The problem.
Go through the records below and report each line with "gone" in it.

Provided material.
------------------------------------

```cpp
int pcgrl_step_ready(pcgrl_handle h, const int32_t *d_actions, int32_t auto_reset, uint8_t *d_obs, float *d_reward, uint8_t *d_done,
                     int32_t *d_stats, uint8_t *d_status, void *stream) {
  if (!h || !d_actions || !d_status) return fail(PCGRL_EINVAL, "pcgrl_step_ready: bad arguments");
  if (h->sk_budget <= 0) return fail(PCGRL_EINVAL, "pcgrl_step_ready: no solver budget set (pcgrl_set_solver_budget)");
  ON_DEVICE(h->device);
  Params p = h->p;
  p.no_fast = h->maybe_stale ? 1 : 0;
  soko_pool_lazy(h, p, (hipStream_t)stream);
  p.spread = 1;
  p.sk_helpers = 0;
  with_budget(h, p);
  p.actions = d_actions;
  p.auto_reset = auto_reset;
  p.obs = d_obs;
  p.reward = d_reward;
  p.done = d_done;
  p.stats_out = d_stats;
  p.ready = d_status;
  HIPCHK(launch(K_STEP, h->lpe, p, h->lds_bytes, (hipStream_t)stream, h->cpl));
  return PCGRL_OK;
}

int pcgrl_env_busy(pcgrl_handle h, uint8_t *d_busy, void *stream) {
  if (!h || !d_busy) return fail(PCGRL_EINVAL, "pcgrl_env_busy: bad arguments");
  ON_DEVICE(h->device);
  hipLaunchKernelGGL(env_busy_kernel, dim3((h->p.n_envs + 255) / 256), dim3(256), 0, (hipStream_t)stream, h->p, d_busy);
  HIPCHK(hipGetLastError());
  return PCGRL_OK;
}

int pcgrl_reserve_solver_pool(pcgrl_handle h, int32_t n_slots, int32_t allow_lazy_growth) {
  if (!h) return fail(PCGRL_EINVAL, "pcgrl_reserve_solver_pool: null handle");
  if (!h->p.soko) return fail(PCGRL_EINVAL, "pcgrl_reserve_solver_pool: the engine has no device solver (sokoban only)");
  ON_DEVICE(h->device);
  h->soko_lazy = allow_lazy_growth != 0;
  const int full = sokoban_slots_for(h->p.n_envs);
  const int want = n_slots < 0 ? h->soko_slots : (n_slots == 0 ? full : std::min((int)n_slots, 512));
  Params scratch = h->p;
  return soko_pool_for(h, scratch, want, nullptr, false);
}

int32_t pcgrl_solver_pool_slots(pcgrl_handle h, int32_t *full_size_out, int32_t *grow_failed_out) {
  if (!h || !h->p.soko) return 0;
  if (full_size_out) *full_size_out = sokoban_slots_for(h->p.n_envs);
  if (grow_failed_out) *grow_failed_out = h->soko_grow_failed ? 1 : 0;
  if (h->soko_grow_failed) g_err = h->soko_grow_msg;
  return h->soko_slots;
}

int pcgrl_copy_to_host(void *dst_host, const void *d_src, int64_t bytes, void *stream) {
  if (!dst_host || !d_src || bytes < 0) return fail(PCGRL_EINVAL, "pcgrl_copy_to_host: bad arguments");
  HIPCHK(hipMemcpyAsync(dst_host, d_src, (size_t)bytes, hipMemcpyDeviceToHost, (hipStream_t)stream));
  return PCGRL_OK;
}

int pcgrl_stream_synchronize(void *stream) {
  HIPCHK(hipStreamSynchronize((hipStream_t)stream));
  return PCGRL_OK;
}

int pcgrl_graph_upload(void *graph_exec, void *stream) {
  if (!graph_exec) return fail(PCGRL_EINVAL, "pcgrl_graph_upload: null graph");
  HIPCHK(hipGraphUpload((hipGraphExec_t)graph_exec, (hipStream_t)stream));
  return PCGRL_OK;
}

int pcgrl_debug_counters(pcgrl_handle h, uint64_t *out, int32_t n) {
  if (!h || !out || n < 1 || n > 8 * (h->p.n_envs + 64)) return fail(PCGRL_EINVAL, "pcgrl_debug_counters: bad arguments");
  HIPCHK(hipSetDevice(h->device));
  HIPCHK(hipDeviceSynchronize());
  HIPCHK(hipMemcpy(out, h->p.err + 64, sizeof(uint64_t) * n, hipMemcpyDeviceToHost));
  HIPCHK(hipMemset(h->p.err + 64, 0, sizeof(uint64_t) * n));
// ... 1667 lines not shown
```

Before: 631.8 million.

## Add specialized step kernel for binary 16x16 with DPP-based BFS sweep

Adds a dedicated step kernel for binary 16x16 maps with narrow or turtle representation. Each block pairs an observer wave, which encodes observations and precomputes the flood component, with a stats wave. The BFS sweep expands six frontier levels per trip using inline DPP and bitop3 assembly, and the hot EnvState line is read and written as 16-byte words. The new kernel is on by default and can be switched off with PCGRL_STEP16=0, at the cost of hand-written gfx950-specific asm and duplicated step logic.

New measurement: 686.2 million (median of 6 runs). +8.6%, better.

```diff
diff --git a/control_pcgrl_amd/_lib.py b/control_pcgrl_amd/_lib.py
--- a/control_pcgrl_amd/_lib.py
+++ b/control_pcgrl_amd/_lib.py
@@ -16,7 +16,7 @@
          "smb/pcgrl_k_smb_measures.hip", "loderunner/pcgrl_k_loderunner.hip",
          "loderunner/pcgrl_k_loderunner_measures.hip", "loderunner/pcgrl_k_loderunner_routes.hip",
          "microstructure/pcgrl_k_microstructure.hip", "ddave/pcgrl_k_ddave.hip",
-         "mdungeon/pcgrl_k_mdungeon.hip"]
+         "mdungeon/pcgrl_k_mdungeon.hip", "step16/pcgrl_k_step16.hip"]
 HEADERS = ["pcgrl_kernels2d.h", "pcgrl_kernels3d.h", "pcgrl_sokoban.h", "pcgrl_common.h", "pcgrl_dispatch.h", "codes/pcgrl_codes.h",
            "reps3d/pcgrl_reps3d.h", "async3d/pcgrl_async3d.h", "paths/pcgrl_paths.h",
            "solutions/pcgrl_solutions.h", "multiagent/pcgrl_multiagent.h", "measures/pcgrl_measures.h",
@@ -24,7 +24,7 @@
            "smb/pcgrl_smb_rollout.h", "smb/pcgrl_smb_ctrl.h", "smb/pcgrl_smb_vector.h", "smb/pcgrl_smb_measures.h",
            "loderunner/pcgrl_loderunner.h", "measures/pcgrl_measures_wave.h", "loderunner/pcgrl_loderunner_measures.h",
            "loderunner/pcgrl_loderunner_routes.h", "microstructure/pcgrl_microstructure.h", "ddave/pcgrl_ddave.h",
-           "mdungeon/pcgrl_mdungeon.h"]
+           "mdungeon/pcgrl_mdungeon.h", "step16/pcgrl_step16.h"]
 SOURCES = UNITS + HEADERS
 HEADER = os.path.join(os.path.dirname(_HERE), "include", "pcgrl_amd.h")
 CODES_HEADER = os.path.join(os.path.dirname(_HERE), "include", "pcgrl_amd_codes.h")
diff --git a/control_pcgrl_amd/csrc/pcgrl_engine.hip b/control_pcgrl_amd/csrc/pcgrl_engine.hip
--- a/control_pcgrl_amd/csrc/pcgrl_engine.hip
+++ b/control_pcgrl_amd/csrc/pcgrl_engine.hip
@@ -58,6 +58,7 @@
 #include "ddave/pcgrl_ddave.h"
 #include "../../include/pcgrl_amd_mdungeon.h"
 #include "mdungeon/pcgrl_mdungeon.h"
+#include "step16/pcgrl_step16.h"
 
 using namespace pcgrl;
 
@@ -93,6 +94,7 @@
   std::string soko_grow_msg;
   uint8_t *hdr_host = nullptr;
   int rollout_form = -1;
+  bool step16 = true;
   int rollout_epw = -1;
   bool split_ok = false;
   int64_t two_role_resident = 0;
@@ -303,8 +305,9 @@
   return e->obs_nt_mb > 0 && bytes_per_launch >= (int64_t)e->obs_nt_mb * 1000000;
 }
 
-static hipError_t launch(KernelId id, int lpe, const Params &p, size_t lds, hipStream_t s, int cpl = 0) {
+static hipError_t launch(KernelId id, int lpe, const Params &p, size_t lds, hipStream_t s, int cpl = 0, bool step16 = false) {
   const bool wide64 = p.cfg.dims[1] > 32;
+  if (id == K_STEP && step16 && step16_applies(p, lpe)) return launch_step16(p, lds, s);
   switch (p.cfg.problem) {
     case PCGRL_PROB_MC3DMAZE:
       if (p.cfg.representation == PCGRL_REP_TURTLE) return launch_3d_turtle(id, p, cpl, s);
@@ -604,6 +607,8 @@
     if (f != nullptr && (f[0] == '0' || f[0] == '1')) e->rollout_form = f[0] - '0';
     if (getenv("PCGRL_OBS_NT_MB")) e->obs_nt_mb = atol(getenv("PCGRL_OBS_NT_MB"));
     if (getenv("PCGRL_ROLLOUT_EPW")) e->rollout_epw = atoi(getenv("PCGRL_ROLLOUT_EPW"));
+    const char *s16 = getenv("PCGRL_STEP16");
+    if (s16 != nullptr && s16[0] == '0') e->step16 = false;
   }
   e->device = device;
   e->lpe = lpe;
@@ -854,7 +859,7 @@
   p.reward = d_reward;
   p.done = d_done;
   p.stats_out = d_stats;
-  HIPCHK(launch(K_STEP, h->lpe, p, h->lds_bytes, (hipStream_t)stream, h->cpl));
+  HIPCHK(launch(K_STEP, h->lpe, p, h->lds_bytes, (hipStream_t)stream, h->cpl, h->step16));
   return PCGRL_OK;
 }
 
@@ -890,7 +895,7 @@
   p.done = d_done;
   p.stats_out = d_stats;
   p.ctrl_obs = d_ctrl_obs;
-  HIPCHK(launch(K_STEP, h->lpe, p, h->lds_bytes, (hipStream_t)stream, h->cpl));
+  HIPCHK(launch(K_STEP, h->lpe, p, h->lds_bytes, (hipStream_t)stream, h->cpl, h->step16));
   return PCGRL_OK;
 }
 
@@ -1012,7 +1017,7 @@
   p.obs = d_obs;
   p.update_only = 1;
   h->maybe_stale = true;
-  HIPCHK(launch(K_STEP, h->lpe, p, h->lds_bytes, (hipStream_t)stream, h->cpl));
+  HIPCHK(launch(K_STEP, h->lpe, p, h->lds_bytes, (hipStream_t)stream, h->cpl, h->step16));
   return PCGRL_OK;
 }
 
@@ -1494,7 +1499,7 @@
   p.done = d_done;
   p.stats_out = d_stats;
   p.ready = d_status;
-  HIPCHK(launch(K_STEP, h->lpe, p, h->lds_bytes, (hipStream_t)stream, h->cpl));
+  HIPCHK(launch(K_STEP, h->lpe, p, h->lds_bytes, (hipStream_t)stream, h->cpl, h->step16));
   return PCGRL_OK;
 }
 
diff --git a/control_pcgrl_amd/csrc/step16/pcgrl_k_step16.hip b/control_pcgrl_amd/csrc/step16/pcgrl_k_step16.hip
--- /dev/null
+++ b/control_pcgrl_amd/csrc/step16/pcgrl_k_step16.hip
@@ -0,0 +1,285 @@
+#include "pcgrl_step16.h"
+
+#include "../pcgrl_kernels2d.h"
+
+namespace pcgrl {
+
+#if defined(PCGRL_PHASE_TIMING) || defined(PCGRL_WAVE_TRACE)
+constexpr int STEP16_PAIRS = 1;
+#else
+constexpr int STEP16_PAIRS = 2;
+#endif
+
+typedef uint4 __attribute__((may_alias)) uint4_rec;
+typedef uint2 __attribute__((may_alias)) uint2_rec;
+
+#define STEP16_LEVEL(in, out)                                                              \
+  "v_lshlrev_b32 %6, 1, " in "\n\t"                                                        \
+  "v_lshrrev_b32 %7, 1, " in "\n\t"                                                        \
+  "v_or_b32_dpp %6, " in ", %6 row_shr:1 row_mask:0xf bank_mask:0xf bound_ctrl:1\n\t"      \
+  "v_or_b32_dpp %7, " in ", %7 row_shl:1 row_mask:0xf bank_mask:0xf bound_ctrl:1\n\t"      \
+  "v_bitop3_b32 " out ", %6, %7, %8 bitop3:0xa8\n\t"                                       \
+  "v_bitop3_b32 %8, %6, %7, %8 bitop3:2\n\t"
+__device__ __attribute__((always_inline)) inline void trip16(uint32_t f0, uint32_t &f1, uint32_t &f2, uint32_t &f3, uint32_t &f4,
+                                                             uint32_t &f5, uint32_t &f6, uint32_t &fr) {
+  uint32_t a, b;
+  asm(STEP16_LEVEL("%9", "%0") STEP16_LEVEL("%0", "%1") STEP16_LEVEL("%1", "%2") STEP16_LEVEL("%2", "%3")
+          STEP16_LEVEL("%3", "%4") STEP16_LEVEL("%4", "%5")
+      : "=&v"(f1), "=&v"(f2), "=&v"(f3), "=&v"(f4), "=&v"(f5), "=&v"(f6), "=&v"(a), "=&v"(b), "+v"(fr)
+      : "v"(f0));
+}
+#undef STEP16_LEVEL
+
+__device__ __attribute__((always_inline)) inline void sweep16(const Grp<16> &g, uint32_t src, uint32_t avail, int &len,
+                                                              uint32_t &last, uint32_t &visited) {
+  static_assert(SWEEP_UNROLL == 6, "sweep16 keeps six frontiers per trip");
+  constexpr uint64_t LOW = 0x7FFF7FFF7FFF7FFFull, TOP = 0x8000800080008000ull;
+  uint32_t front = src & avail;
+  uint32_t free_cells = avail & ~front;
+  uint32_t k0 = 0, k1 = 0, k2 = 0, k3 = 0, k4 = 0, k5 = 0;
+  int base = 0, lev = 0;
+  uint64_t alive = TOP;
+  while (true) {
+    const uint32_t f0 = front;
+    uint32_t f1, f2, f3, f4, f5;
+    trip16(f0, f1, f2, f3, f4, f5, front, free_cells);
+    const uint64_t bal = __ballot(front != 0);
+    const uint64_t now = (((bal & LOW) + LOW) | bal) & TOP;
+    const uint64_t gone = alive & ~now;
+    if (gone != 0) {
+      const bool died = ((gone >> (g.gbase + 15)) & 1ull) != 0;
+      k0 = died ? f0 : k0;
+      k1 = died ? f1 : k1;
+      k2 = died ? f2 : k2;
+      k3 = died ? f3 : k3;
+      k4 = died ? f4 : k4;
+      k5 = died ? f5 : k5;
+      base = died ? lev : base;
+    }
+    lev += SWEEP_UNROLL;
+    alive = now;
+    if (now == 0) break;
+  }
+  int myidx = k1 ? 1 : 0;
+  myidx = k2 ? 2 : myidx;
+  myidx = k3 ? 3 : myidx;
+  myidx = k4 ? 4 : myidx;
+  myidx = k5 ? 5 : myidx;
+  const int gidx = (int)g.gmax((uint32_t)myidx);
+  len = base + gidx;
+  uint32_t l = k0;
+  l = gidx == 1 ? k1 : l;
+  l = gidx == 2 ? k2 : l;
+  l = gidx == 3 ? k3 : l;
+  l = gidx == 4 ? k4 : l;
+  l = gidx == 5 ? k5 : l;
+  last = len > 0 ? l : 0u;
+  visited = avail & ~free_cells;
+}
+
+__device__ inline uint32_t component_fars16(const Grp<16> &g, uint32_t comps) {
+  const uint32_t iso = comps & ~expand(g, comps);
+  uint32_t remaining = comps & ~iso, fars = iso;
+  while (true) {
+    const uint64_t gb = g.gballot(remaining != 0);
+    if (__ballot(gb != 0) == 0) break;
+    const int fl = gb ? __builtin_ctzll(gb) : -1;
+    const uint32_t seed = g.row == fl ? (remaining & (0u - remaining)) : 0u;
+    int depth;
+    uint32_t last, vis;
+    sweep16(g, seed, remaining, depth, last, vis);
+    fars |= first_rowmajor(g, last);
+    remaining &= ~vis;
+  }
+  return fars;
+}
+
+__device__ inline void binary_stats_update16(const Grp<16> &g, uint32_t x, uint32_t p_old, uint32_t p_new, int &regions,
+                                             int &path_len, uint32_t &fars, uint32_t &best PHASE_ARG, bool have_pre, uint32_t pre) {
+  const bool became_pass = g.gany((x & p_new) != 0);
+  const bool edited = g.gany(x != 0);
+  uint32_t K = edited ? pre : 0u;
+  if (__ballot(edited && !have_pre) != 0) {
+    const uint32_t Kf = flood(g, x, became_pass ? p_new : p_old);
+    K = have_pre ? K : Kf;
+  }
+  K = became_pass ? K : (K & ~x);
+  const uint32_t touched = K | x;
+  const bool hit = g.gany((best & touched) != 0);
+  PHASE_MARK(3);
+  const uint32_t newfars = component_fars16(g, K);
+  PHASE_MARK(4);
+  fars = (fars & ~touched) | newfars;
+  int l;
+  uint32_t b, vis;
+  sweep16(g, hit ? fars : newfars, p_new, l, b, vis);
+  PHASE_MARK(5);
+  if (edited) {
+    regions = (int)g.gsum((uint32_t)popc_m(fars));
+    if (hit || l > path_len) {
+      path_len = l;
+      best = b;
+    }
+  } else {
+    (void)g.gsum(0u);
+  }
+}
+
+__global__ __launch_bounds__(128 * STEP16_PAIRS, PCGRL_STEP_WAVES) void step16_kernel(Params p) {
+  constexpr int PROB = PCGRL_PROB_BINARY, LPE = 16, NS = 2, EPW = 4;
+  typedef uint32_t M;
+  extern __shared__ __attribute__((aligned(16))) uint8_t lds_all[];
+  touch_kernarg(p);
+  Grp<LPE> g;
+  g.init();
+  const int wave = __builtin_amdgcn_readfirstlane((int)(threadIdx.x >> 6));
+  const int pair = wave >> 1;
+  const bool observer = (wave & 1) != 0;
+  uint8_t *lds = lds_all + (size_t)pair * p.lds_pair_bytes;
+  const int env = (int)((blockIdx.x * STEP16_PAIRS + pair) * EPW + (g.lane / LPE));
+  const bool active = env < p.n_envs;
+  const M colmask = active ? 0xFFFFu : 0u;
+  const int e = active ? env : 0;
+  M *pl = (M *)p.planes + (size_t)e * ROW_WORDS * 16 + g.row;
+  EnvState *S = &p.st[e];
+  uint64_t *rng_stash = (uint64_t *)(lds + p.lds_pair_bytes - 64 * EPW) + 8 * (g.lane / LPE);
+
+  if (observer) {
+    TRACE_DECL();
+    M b[1];
+    b[0] = active ? pl[0] : M(0);
+    const uint4 s0 = *(const uint4_rec *)S;
+    const uint2 s1 = *(const uint2_rec *)&S->iteration;
+    const int action = active ? p.actions[e] : 0;
+    if (p.auto_reset != 0 && g.row < 8) rng_stash[g.row] = ((const uint64_t *)&p.rng[e])[g.row];
+    __syncthreads();
+    int pos[2] = {(int)s0.x, (int)s0.y};
+    int n_step = (int)s0.w, iteration = (int)s1.x + 1, changes = (int)s1.y;
+    bool bad = false;
+    const bool change = rep_update<PROB, LPE, M, true>(g, p, active, action, b, pos, n_step, bad);
+    changes += change ? 1 : 0;
+    bool done = iteration > p.cfg.max_iterations;
+    if (p.cfg.max_changes >= 0) done = done || changes > p.cfg.max_changes;
+    const bool do_reset = active && done && p.auto_reset != 0;
+    if (__ballot(do_reset) != 0) {
+      Pcg obs_rp, obs_rr;
+      obs_rr.load(rng_stash);
+      obs_rp.load(rng_stash + 4);
+      reset_from_rng<PROB, LPE, M>(g, p, e, do_reset, b, pos, false, nullptr, &obs_rp, &obs_rr);
+    }
+    encode_obs_any<PROB, LPE, true, M>(g, p, e, active, b, pos, lds);
+    const M xbit = (active && g.row == pos[0]) ? (M(1) << pos[1]) : M(0);
+    const M comp = flood(g, xbit, (~b[0] & colmask) | xbit);
+    if (active) pl[16 * PRE_PLANE] = comp | (M)PRE_VALID;
+    TRACE_PUT(2, _tr0);
+    TRACE_PUT(3, TRACE_NOW());
+    TRACE_DRAIN();
+    TRACE_PUT(4, TRACE_NOW());
+    return;
+  }
+
+  if (p.n_envs <= 8192) __builtin_amdgcn_s_setprio(3);
+  PHASE_DECL();
+  TRACE_DECL();
+  M b[3];
+  b[0] = active ? pl[0] : M(0);
+  b[1] = active ? pl[16] : M(0);
+  b[2] = active ? pl[32] : M(0);
+  const M pre3 = active ? pl[16 * PRE_PLANE] : M(0);
+  const uint4 s0 = ((const uint4_rec *)S)[0];
+  const uint4 s1 = ((const uint4_rec *)S)[1];
+  const uint4 s2 = ((const uint4_rec *)S)[2];
+  const uint2 s4 = *(const uint2_rec *)&S->stats[0];
+  const int action = active ? p.actions[e] : 0;
+  static_assert(offsetof(EnvState, n_step) == 12 && offsetof(EnvState, iteration) == 16 && offsetof(EnvState, last_ep_len) == 28 &&
+                    offsetof(EnvState, last_loss) == 32 && offsetof(EnvState, ep_return) == 40 && offsetof(EnvState, stats) == 64,
+                "step16_kernel reads and writes the hot line of EnvState as 16-byte words");
+  __syncthreads();
+  PHASE_MARK(0);
+  int pos[2] = {(int)s0.x, (int)s0.y};
+  const uint32_t pos2 = s0.z;
+  int n_step = (int)s0.w, iteration = (int)s1.x + 1, changes = (int)s1.y, flags = (int)s1.z;
+  uint32_t last_ep_len = s1.w;
+  double last_loss = __hiloint2double((int)s2.y, (int)s2.x), ep_return = __hiloint2double((int)s2.w, (int)s2.z);
+  int32_t st[NS] = {(int32_t)s4.x, (int32_t)s4.y};
+  const M tile0_old = b[0];
+
+  bool bad = false;
+  const bool change = rep_update<PROB, LPE, M, true>(g, p, active, action, b, pos, n_step, bad);
+  changes += change ? 1 : 0;
+  bool done = iteration > p.cfg.max_iterations;
+  if (p.cfg.max_changes >= 0) done = done || changes > p.cfg.max_changes;
+  const bool do_reset = active && done && p.auto_reset != 0;
+  if (bad && g.row == 0 && active) atomicOr(p.err, 1);
+  PHASE_MARK(1);
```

------------------------------------

Output for this exercise.
+    const uint64_t gone = alive & ~now;
+    if (gone != 0) {
+      const bool died = ((gone >> (g.gbase + 15)) & 1ull) != 0;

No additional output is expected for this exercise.